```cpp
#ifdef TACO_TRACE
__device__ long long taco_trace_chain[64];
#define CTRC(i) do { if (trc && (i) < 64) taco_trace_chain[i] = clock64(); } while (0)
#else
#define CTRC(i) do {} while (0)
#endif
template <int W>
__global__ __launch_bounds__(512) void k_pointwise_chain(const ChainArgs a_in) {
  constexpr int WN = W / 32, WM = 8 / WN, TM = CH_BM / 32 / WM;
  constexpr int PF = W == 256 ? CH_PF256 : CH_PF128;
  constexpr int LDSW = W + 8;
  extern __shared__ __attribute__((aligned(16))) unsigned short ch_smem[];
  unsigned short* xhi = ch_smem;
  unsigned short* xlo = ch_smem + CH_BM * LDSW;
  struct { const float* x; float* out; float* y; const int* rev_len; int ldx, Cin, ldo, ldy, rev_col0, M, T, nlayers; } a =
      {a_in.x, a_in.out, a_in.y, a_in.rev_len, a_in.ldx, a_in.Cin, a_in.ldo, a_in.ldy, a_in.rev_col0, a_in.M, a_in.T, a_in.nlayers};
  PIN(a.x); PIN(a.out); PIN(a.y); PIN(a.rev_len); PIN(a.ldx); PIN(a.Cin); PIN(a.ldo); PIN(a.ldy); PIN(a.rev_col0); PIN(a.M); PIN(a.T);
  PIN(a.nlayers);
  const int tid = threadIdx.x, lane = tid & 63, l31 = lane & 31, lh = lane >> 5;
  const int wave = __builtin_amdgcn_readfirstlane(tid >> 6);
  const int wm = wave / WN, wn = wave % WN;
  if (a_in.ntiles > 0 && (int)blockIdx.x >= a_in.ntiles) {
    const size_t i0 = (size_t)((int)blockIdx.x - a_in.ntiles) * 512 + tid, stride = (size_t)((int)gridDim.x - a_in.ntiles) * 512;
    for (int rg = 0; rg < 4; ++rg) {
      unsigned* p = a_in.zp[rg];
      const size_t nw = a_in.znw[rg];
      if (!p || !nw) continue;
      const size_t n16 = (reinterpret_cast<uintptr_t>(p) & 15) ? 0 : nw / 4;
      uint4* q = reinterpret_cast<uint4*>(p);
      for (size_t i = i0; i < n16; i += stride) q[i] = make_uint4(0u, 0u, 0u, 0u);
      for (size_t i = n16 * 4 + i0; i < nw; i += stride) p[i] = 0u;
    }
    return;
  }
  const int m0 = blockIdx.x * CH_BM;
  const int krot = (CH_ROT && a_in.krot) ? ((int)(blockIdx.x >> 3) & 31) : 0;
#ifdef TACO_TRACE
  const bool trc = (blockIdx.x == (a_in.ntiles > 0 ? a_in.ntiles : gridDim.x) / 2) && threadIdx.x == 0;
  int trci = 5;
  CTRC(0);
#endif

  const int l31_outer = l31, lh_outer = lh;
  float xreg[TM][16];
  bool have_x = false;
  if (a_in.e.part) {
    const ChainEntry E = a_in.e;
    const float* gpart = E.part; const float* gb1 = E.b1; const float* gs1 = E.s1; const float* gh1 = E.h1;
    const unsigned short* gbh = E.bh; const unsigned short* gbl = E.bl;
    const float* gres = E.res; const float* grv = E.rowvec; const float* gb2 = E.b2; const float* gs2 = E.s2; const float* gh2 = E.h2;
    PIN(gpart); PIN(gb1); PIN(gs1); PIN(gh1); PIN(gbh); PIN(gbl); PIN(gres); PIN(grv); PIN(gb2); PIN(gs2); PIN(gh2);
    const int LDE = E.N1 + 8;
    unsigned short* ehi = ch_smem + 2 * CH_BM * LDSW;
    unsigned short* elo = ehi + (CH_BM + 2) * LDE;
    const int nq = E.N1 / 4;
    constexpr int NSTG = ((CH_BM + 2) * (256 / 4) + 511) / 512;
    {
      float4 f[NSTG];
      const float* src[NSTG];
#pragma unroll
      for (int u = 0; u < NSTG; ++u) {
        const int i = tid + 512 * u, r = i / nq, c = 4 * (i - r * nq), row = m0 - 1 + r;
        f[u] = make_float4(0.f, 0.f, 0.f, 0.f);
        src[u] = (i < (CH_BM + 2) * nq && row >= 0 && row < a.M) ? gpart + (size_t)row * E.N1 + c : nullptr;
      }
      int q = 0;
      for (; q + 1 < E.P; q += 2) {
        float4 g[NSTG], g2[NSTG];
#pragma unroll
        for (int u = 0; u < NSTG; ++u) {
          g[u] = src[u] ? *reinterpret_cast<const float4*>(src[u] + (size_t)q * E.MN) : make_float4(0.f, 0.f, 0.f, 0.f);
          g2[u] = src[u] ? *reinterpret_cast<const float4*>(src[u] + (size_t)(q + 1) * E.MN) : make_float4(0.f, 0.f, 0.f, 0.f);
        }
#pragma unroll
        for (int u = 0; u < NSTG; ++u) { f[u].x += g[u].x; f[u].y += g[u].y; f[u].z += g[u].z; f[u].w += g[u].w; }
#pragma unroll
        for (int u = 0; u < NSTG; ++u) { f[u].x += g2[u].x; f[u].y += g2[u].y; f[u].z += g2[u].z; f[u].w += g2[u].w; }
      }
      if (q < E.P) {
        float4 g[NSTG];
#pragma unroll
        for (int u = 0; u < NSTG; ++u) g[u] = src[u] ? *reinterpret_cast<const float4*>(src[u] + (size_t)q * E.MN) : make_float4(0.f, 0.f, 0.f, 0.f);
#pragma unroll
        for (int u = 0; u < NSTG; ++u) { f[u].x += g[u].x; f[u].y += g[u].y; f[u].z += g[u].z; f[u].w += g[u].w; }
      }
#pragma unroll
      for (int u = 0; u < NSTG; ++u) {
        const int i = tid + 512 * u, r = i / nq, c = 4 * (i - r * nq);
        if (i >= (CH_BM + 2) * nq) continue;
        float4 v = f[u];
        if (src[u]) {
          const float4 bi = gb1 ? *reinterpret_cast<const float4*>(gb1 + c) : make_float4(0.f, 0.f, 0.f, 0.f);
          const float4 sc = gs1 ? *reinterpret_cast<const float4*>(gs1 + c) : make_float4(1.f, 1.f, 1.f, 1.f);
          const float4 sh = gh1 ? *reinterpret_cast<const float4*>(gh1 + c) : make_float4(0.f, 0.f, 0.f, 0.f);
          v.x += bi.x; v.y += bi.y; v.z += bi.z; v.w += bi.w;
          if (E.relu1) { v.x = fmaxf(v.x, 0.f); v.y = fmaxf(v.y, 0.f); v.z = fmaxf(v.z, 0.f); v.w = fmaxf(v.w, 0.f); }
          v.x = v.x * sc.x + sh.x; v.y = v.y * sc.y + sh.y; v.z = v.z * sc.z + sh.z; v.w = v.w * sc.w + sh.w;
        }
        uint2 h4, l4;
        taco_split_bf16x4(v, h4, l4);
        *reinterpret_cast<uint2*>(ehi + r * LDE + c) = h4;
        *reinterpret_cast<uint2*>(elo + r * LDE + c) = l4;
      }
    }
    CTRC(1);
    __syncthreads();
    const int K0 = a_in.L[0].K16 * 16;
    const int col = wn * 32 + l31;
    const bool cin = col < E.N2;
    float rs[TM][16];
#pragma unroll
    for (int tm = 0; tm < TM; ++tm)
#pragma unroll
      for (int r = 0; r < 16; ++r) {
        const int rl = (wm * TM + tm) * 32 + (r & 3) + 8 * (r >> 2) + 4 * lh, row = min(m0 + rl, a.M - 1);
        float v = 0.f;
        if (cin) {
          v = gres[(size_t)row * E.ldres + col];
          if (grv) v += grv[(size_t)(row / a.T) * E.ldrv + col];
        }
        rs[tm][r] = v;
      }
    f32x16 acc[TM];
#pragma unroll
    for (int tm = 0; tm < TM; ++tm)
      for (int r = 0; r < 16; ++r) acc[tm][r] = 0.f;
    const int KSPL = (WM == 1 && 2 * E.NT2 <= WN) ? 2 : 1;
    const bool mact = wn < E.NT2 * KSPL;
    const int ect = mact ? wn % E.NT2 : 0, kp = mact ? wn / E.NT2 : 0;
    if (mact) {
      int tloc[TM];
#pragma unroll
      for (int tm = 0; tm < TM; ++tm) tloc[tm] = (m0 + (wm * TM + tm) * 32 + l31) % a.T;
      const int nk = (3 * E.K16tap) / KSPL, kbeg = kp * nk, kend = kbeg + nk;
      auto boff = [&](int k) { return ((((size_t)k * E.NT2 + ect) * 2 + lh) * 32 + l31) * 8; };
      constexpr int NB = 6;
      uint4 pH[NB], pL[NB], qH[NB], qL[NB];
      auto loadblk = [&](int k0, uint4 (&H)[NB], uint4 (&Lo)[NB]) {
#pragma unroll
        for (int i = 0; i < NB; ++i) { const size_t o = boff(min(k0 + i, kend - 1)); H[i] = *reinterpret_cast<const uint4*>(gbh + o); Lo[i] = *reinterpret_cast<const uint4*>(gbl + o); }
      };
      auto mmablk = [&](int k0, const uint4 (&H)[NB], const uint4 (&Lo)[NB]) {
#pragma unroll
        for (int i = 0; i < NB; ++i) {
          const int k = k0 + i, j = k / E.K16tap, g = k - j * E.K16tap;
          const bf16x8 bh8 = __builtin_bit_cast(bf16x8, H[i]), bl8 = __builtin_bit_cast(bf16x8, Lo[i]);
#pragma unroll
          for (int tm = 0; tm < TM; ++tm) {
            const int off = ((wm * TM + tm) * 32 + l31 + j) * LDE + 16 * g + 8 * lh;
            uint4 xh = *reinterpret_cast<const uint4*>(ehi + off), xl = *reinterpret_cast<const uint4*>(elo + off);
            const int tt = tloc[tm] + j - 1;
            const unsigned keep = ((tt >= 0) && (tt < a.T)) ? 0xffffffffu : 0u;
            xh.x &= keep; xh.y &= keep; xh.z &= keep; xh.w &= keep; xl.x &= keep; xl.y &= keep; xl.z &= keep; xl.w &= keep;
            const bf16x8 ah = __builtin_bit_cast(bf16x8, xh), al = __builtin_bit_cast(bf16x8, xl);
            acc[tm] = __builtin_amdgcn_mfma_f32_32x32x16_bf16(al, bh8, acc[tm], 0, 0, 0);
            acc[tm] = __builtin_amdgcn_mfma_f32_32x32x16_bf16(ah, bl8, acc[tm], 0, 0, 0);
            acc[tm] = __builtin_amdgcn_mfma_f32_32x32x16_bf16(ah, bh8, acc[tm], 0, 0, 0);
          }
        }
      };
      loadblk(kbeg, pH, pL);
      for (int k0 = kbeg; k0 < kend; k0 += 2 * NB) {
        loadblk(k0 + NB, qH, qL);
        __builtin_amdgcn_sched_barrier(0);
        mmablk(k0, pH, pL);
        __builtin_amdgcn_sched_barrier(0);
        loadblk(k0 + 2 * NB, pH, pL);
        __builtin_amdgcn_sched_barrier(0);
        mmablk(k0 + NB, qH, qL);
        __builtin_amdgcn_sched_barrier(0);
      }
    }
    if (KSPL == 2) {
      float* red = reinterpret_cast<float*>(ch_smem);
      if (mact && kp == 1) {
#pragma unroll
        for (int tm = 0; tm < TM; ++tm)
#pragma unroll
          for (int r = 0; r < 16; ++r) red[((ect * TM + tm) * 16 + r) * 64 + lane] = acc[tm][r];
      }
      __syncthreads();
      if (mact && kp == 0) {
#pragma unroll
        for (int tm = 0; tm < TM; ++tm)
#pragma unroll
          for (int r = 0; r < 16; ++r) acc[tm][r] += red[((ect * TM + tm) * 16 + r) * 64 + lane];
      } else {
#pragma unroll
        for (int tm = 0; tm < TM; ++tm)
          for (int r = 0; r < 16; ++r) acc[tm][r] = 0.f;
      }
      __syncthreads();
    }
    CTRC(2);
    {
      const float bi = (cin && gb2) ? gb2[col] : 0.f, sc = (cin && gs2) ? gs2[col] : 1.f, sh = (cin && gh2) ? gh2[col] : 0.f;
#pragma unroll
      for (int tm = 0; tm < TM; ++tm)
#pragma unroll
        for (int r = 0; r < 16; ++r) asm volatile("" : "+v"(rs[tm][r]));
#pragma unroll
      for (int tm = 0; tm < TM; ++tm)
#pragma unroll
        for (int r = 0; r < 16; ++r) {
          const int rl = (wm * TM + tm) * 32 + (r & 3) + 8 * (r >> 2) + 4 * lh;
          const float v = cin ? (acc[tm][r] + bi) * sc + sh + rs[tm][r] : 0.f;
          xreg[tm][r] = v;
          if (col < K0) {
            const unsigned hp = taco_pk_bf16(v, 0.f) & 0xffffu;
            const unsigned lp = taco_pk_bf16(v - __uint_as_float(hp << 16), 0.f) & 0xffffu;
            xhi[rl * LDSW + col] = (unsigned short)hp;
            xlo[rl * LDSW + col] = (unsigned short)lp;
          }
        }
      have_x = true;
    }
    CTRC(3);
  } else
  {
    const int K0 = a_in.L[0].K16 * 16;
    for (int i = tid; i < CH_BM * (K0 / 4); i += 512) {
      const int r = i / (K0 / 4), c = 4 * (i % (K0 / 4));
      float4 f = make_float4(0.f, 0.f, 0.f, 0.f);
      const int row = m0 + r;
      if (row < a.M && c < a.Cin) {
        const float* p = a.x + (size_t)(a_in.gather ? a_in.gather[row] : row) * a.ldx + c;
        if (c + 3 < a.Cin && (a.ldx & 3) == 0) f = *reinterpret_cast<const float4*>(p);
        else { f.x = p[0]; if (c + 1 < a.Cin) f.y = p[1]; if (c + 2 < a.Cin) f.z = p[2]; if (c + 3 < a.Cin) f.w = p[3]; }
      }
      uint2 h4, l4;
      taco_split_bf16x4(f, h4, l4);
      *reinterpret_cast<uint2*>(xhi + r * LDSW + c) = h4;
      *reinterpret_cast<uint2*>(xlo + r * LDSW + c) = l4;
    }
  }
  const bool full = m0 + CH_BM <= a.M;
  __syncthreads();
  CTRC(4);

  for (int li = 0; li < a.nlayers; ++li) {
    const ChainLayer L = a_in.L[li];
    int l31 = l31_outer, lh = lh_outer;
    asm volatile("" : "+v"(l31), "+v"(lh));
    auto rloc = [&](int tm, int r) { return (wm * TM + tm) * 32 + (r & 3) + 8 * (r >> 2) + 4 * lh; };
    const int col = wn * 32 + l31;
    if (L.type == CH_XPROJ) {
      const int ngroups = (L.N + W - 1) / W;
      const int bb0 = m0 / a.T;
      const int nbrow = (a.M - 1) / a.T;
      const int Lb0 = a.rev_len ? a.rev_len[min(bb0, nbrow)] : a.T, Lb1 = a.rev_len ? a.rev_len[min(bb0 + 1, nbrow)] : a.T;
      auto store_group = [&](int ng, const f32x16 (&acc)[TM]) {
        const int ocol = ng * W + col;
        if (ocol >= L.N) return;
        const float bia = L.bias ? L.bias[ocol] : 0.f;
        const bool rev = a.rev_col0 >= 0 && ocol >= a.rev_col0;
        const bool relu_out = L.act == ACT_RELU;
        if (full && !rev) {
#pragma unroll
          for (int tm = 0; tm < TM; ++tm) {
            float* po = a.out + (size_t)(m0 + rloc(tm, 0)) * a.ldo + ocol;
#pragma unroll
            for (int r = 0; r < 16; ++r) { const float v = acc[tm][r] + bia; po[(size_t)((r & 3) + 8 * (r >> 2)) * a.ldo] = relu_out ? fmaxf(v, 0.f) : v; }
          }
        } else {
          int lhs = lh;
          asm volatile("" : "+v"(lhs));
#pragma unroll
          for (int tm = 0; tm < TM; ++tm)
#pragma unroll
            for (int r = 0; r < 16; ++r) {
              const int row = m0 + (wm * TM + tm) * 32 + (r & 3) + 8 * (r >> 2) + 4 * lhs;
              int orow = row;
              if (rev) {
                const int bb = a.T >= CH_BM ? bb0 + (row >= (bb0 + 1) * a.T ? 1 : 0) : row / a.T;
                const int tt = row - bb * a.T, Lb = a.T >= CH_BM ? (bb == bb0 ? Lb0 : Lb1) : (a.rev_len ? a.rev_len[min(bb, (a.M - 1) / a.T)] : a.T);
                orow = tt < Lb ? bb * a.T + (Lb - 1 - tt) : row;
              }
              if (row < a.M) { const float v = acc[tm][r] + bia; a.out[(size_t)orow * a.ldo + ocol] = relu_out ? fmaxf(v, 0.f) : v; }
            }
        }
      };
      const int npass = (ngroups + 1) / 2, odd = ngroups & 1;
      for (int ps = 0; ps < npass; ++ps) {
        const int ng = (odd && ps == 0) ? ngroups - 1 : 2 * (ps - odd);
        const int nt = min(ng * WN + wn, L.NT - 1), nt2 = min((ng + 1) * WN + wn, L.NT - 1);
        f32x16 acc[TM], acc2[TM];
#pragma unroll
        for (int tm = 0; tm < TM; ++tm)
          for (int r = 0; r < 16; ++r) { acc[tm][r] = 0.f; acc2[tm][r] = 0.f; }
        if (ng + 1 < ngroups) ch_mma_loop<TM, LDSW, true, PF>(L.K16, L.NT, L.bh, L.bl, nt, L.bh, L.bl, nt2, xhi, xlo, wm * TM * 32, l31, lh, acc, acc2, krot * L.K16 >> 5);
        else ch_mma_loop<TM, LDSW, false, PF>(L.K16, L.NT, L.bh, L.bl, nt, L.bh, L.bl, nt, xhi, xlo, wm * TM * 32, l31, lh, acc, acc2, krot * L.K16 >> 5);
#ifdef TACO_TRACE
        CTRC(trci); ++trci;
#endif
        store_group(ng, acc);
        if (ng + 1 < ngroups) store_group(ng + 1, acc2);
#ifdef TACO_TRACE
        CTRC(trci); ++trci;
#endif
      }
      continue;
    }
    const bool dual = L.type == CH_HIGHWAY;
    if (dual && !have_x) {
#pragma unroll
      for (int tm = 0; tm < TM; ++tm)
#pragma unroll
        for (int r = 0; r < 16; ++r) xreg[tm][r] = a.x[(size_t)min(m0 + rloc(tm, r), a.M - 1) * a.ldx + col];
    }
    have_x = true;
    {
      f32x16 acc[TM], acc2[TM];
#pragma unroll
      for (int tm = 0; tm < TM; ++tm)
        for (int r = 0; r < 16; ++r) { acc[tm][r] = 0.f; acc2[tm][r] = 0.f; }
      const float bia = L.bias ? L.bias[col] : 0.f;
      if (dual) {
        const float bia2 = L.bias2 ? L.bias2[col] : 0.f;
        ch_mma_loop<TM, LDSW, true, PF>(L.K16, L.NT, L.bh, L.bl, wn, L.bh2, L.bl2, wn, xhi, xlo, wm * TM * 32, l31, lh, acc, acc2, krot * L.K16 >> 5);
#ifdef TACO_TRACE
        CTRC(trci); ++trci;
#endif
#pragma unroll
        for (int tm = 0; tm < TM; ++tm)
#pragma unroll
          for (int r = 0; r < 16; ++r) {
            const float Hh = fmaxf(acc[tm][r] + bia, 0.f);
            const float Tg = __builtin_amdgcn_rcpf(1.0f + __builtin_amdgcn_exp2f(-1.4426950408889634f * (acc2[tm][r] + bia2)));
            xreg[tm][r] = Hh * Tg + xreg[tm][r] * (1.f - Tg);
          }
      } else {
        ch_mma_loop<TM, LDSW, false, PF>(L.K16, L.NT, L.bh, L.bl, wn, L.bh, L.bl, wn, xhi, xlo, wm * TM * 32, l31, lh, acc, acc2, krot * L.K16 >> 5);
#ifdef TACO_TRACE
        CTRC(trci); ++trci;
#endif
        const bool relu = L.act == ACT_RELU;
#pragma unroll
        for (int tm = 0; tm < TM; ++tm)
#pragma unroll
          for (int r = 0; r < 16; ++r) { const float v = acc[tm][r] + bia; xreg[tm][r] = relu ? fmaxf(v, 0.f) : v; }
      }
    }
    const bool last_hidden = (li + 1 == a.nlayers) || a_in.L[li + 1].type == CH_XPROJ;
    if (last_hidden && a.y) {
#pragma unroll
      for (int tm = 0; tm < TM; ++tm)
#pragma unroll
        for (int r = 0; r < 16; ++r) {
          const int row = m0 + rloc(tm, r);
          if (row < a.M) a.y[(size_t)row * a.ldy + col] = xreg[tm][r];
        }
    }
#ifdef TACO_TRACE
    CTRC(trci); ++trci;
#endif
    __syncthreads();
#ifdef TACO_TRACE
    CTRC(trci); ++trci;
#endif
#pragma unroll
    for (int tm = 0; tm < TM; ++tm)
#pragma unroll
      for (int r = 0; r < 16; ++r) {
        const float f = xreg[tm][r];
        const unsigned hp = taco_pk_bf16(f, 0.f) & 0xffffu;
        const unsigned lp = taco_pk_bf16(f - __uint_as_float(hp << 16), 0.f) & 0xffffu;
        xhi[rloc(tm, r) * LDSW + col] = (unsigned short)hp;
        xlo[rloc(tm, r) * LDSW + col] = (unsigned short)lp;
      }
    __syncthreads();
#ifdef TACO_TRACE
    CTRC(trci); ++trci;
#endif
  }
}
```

_Task prompt_
A single integer is the expected output: the number of lines in the data that include the word "define".

_Reply_
2